[Stored data]
((

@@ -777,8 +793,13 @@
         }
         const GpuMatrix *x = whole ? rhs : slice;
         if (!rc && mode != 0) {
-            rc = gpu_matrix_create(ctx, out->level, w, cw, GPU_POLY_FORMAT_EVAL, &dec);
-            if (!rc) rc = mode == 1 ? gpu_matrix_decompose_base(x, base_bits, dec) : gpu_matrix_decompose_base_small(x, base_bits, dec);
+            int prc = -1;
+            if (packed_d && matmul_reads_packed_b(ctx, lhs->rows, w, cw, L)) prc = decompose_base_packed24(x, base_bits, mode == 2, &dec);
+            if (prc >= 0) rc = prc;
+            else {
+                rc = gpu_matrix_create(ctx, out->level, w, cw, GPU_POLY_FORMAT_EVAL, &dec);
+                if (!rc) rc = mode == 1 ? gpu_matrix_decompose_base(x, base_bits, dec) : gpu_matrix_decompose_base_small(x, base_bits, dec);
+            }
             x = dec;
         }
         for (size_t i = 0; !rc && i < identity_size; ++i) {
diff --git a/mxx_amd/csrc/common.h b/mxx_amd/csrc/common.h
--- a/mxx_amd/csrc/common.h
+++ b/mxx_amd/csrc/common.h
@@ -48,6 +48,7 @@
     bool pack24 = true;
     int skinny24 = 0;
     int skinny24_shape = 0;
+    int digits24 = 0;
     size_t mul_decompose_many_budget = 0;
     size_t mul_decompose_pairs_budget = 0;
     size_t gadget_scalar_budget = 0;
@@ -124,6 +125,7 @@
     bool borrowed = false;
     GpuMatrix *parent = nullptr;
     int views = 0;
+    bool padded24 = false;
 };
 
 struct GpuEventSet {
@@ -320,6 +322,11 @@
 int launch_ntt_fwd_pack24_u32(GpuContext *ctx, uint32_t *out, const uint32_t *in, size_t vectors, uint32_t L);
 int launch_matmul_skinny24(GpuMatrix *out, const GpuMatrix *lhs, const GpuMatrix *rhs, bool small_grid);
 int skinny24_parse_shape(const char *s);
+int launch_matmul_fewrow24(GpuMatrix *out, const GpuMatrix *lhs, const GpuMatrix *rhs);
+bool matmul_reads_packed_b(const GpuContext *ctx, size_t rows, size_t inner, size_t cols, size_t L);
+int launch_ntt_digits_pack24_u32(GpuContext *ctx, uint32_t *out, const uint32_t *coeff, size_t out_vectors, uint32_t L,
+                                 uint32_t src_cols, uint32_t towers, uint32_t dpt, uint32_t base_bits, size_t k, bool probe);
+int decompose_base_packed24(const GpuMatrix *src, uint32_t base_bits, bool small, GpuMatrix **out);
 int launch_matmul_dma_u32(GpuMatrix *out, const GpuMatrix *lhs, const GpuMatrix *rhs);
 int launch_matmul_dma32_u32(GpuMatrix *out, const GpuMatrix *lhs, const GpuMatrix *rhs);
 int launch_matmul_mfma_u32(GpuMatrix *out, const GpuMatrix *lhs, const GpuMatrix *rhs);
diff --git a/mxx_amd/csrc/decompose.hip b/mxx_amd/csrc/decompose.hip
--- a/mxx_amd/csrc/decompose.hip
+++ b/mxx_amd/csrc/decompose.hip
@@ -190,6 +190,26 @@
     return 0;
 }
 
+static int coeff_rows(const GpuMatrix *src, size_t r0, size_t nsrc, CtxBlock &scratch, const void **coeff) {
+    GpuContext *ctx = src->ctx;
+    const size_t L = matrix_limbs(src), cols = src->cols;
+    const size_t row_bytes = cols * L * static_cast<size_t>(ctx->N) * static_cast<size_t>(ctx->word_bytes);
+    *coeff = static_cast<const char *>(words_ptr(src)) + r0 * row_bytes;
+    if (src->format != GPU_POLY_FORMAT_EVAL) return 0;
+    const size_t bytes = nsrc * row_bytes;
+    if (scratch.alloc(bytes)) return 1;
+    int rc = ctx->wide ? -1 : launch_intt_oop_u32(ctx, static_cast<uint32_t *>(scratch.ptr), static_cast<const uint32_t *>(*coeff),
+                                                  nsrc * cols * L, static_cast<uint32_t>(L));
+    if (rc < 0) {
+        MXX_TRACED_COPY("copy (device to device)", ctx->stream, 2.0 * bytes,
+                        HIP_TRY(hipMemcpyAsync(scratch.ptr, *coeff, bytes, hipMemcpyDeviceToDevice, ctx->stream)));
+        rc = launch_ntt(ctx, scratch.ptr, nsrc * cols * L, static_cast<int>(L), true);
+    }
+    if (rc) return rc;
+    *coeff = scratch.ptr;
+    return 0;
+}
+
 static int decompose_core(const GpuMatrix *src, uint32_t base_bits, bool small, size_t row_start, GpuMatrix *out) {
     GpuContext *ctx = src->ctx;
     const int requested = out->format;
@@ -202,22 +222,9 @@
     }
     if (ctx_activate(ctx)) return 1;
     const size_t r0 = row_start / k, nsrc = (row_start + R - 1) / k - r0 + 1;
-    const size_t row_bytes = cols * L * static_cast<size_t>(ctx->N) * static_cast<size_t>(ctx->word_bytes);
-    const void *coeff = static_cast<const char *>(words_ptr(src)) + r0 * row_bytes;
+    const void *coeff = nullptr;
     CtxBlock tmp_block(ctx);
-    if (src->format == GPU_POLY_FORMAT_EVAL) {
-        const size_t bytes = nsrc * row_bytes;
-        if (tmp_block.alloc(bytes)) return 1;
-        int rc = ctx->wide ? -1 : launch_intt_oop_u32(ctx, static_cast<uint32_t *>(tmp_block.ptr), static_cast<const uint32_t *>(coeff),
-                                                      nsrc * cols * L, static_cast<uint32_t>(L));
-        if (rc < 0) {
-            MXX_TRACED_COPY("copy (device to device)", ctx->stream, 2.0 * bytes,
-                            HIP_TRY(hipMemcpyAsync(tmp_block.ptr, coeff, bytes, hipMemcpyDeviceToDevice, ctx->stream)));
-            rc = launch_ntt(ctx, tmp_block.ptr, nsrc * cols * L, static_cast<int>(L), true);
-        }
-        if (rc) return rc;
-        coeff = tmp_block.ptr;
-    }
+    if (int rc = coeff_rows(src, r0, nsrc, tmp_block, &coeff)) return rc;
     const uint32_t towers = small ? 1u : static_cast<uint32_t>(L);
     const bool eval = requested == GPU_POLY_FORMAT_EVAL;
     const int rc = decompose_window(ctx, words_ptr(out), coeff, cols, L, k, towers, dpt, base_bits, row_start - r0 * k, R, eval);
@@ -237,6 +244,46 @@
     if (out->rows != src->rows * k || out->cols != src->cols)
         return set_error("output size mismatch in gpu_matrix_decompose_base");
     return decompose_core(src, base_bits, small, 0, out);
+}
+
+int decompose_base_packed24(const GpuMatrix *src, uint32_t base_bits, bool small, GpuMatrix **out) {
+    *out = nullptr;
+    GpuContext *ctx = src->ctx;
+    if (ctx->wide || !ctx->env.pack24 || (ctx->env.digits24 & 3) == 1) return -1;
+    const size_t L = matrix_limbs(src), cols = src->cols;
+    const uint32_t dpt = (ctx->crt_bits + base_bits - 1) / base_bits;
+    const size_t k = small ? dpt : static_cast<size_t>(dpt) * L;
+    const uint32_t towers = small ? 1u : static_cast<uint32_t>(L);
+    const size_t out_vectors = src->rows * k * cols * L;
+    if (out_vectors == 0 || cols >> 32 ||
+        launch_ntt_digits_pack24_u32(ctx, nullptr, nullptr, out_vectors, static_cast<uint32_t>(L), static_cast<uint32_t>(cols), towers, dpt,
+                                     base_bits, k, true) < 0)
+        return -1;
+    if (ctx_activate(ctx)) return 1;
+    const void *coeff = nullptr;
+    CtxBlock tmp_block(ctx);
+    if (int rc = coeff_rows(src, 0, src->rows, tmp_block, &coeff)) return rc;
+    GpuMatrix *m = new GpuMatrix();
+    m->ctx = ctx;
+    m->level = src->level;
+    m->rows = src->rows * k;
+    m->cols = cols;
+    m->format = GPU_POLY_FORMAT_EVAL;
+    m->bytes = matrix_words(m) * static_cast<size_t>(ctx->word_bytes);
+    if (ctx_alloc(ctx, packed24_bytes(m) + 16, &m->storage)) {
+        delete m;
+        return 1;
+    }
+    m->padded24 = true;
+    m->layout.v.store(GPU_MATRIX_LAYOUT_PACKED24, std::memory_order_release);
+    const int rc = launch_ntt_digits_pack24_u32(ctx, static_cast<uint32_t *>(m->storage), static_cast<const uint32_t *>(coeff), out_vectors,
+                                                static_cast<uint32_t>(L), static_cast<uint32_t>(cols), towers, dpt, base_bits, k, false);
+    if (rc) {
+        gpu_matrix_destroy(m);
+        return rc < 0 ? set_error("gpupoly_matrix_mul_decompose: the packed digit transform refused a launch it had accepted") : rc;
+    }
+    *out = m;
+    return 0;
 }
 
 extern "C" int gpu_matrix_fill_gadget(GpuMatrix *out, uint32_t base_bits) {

))

▶ **PROMPT**: Which lines belong in the answer? Exactly those from the first line of the entries through the line holding "size_t mul_decompose_pairs_budget = 0;", inclusive, copied unchanged.

▶ **WRITTEN REPLY**:
@@ -777,8 +793,13 @@
         }
         const GpuMatrix *x = whole ? rhs : slice;
         if (!rc && mode != 0) {
-            rc = gpu_matrix_create(ctx, out->level, w, cw, GPU_POLY_FORMAT_EVAL, &dec);
-            if (!rc) rc = mode == 1 ? gpu_matrix_decompose_base(x, base_bits, dec) : gpu_matrix_decompose_base_small(x, base_bits, dec);
+            int prc = -1;
+            if (packed_d && matmul_reads_packed_b(ctx, lhs->rows, w, cw, L)) prc = decompose_base_packed24(x, base_bits, mode == 2, &dec);
+            if (prc >= 0) rc = prc;
+            else {
+                rc = gpu_matrix_create(ctx, out->level, w, cw, GPU_POLY_FORMAT_EVAL, &dec);
+                if (!rc) rc = mode == 1 ? gpu_matrix_decompose_base(x, base_bits, dec) : gpu_matrix_decompose_base_small(x, base_bits, dec);
+            }
             x = dec;
         }
         for (size_t i = 0; !rc && i < identity_size; ++i) {
diff --git a/mxx_amd/csrc/common.h b/mxx_amd/csrc/common.h
--- a/mxx_amd/csrc/common.h
+++ b/mxx_amd/csrc/common.h
@@ -48,6 +48,7 @@
     bool pack24 = true;
     int skinny24 = 0;
     int skinny24_shape = 0;
+    int digits24 = 0;
     size_t mul_decompose_many_budget = 0;
     size_t mul_decompose_pairs_budget = 0;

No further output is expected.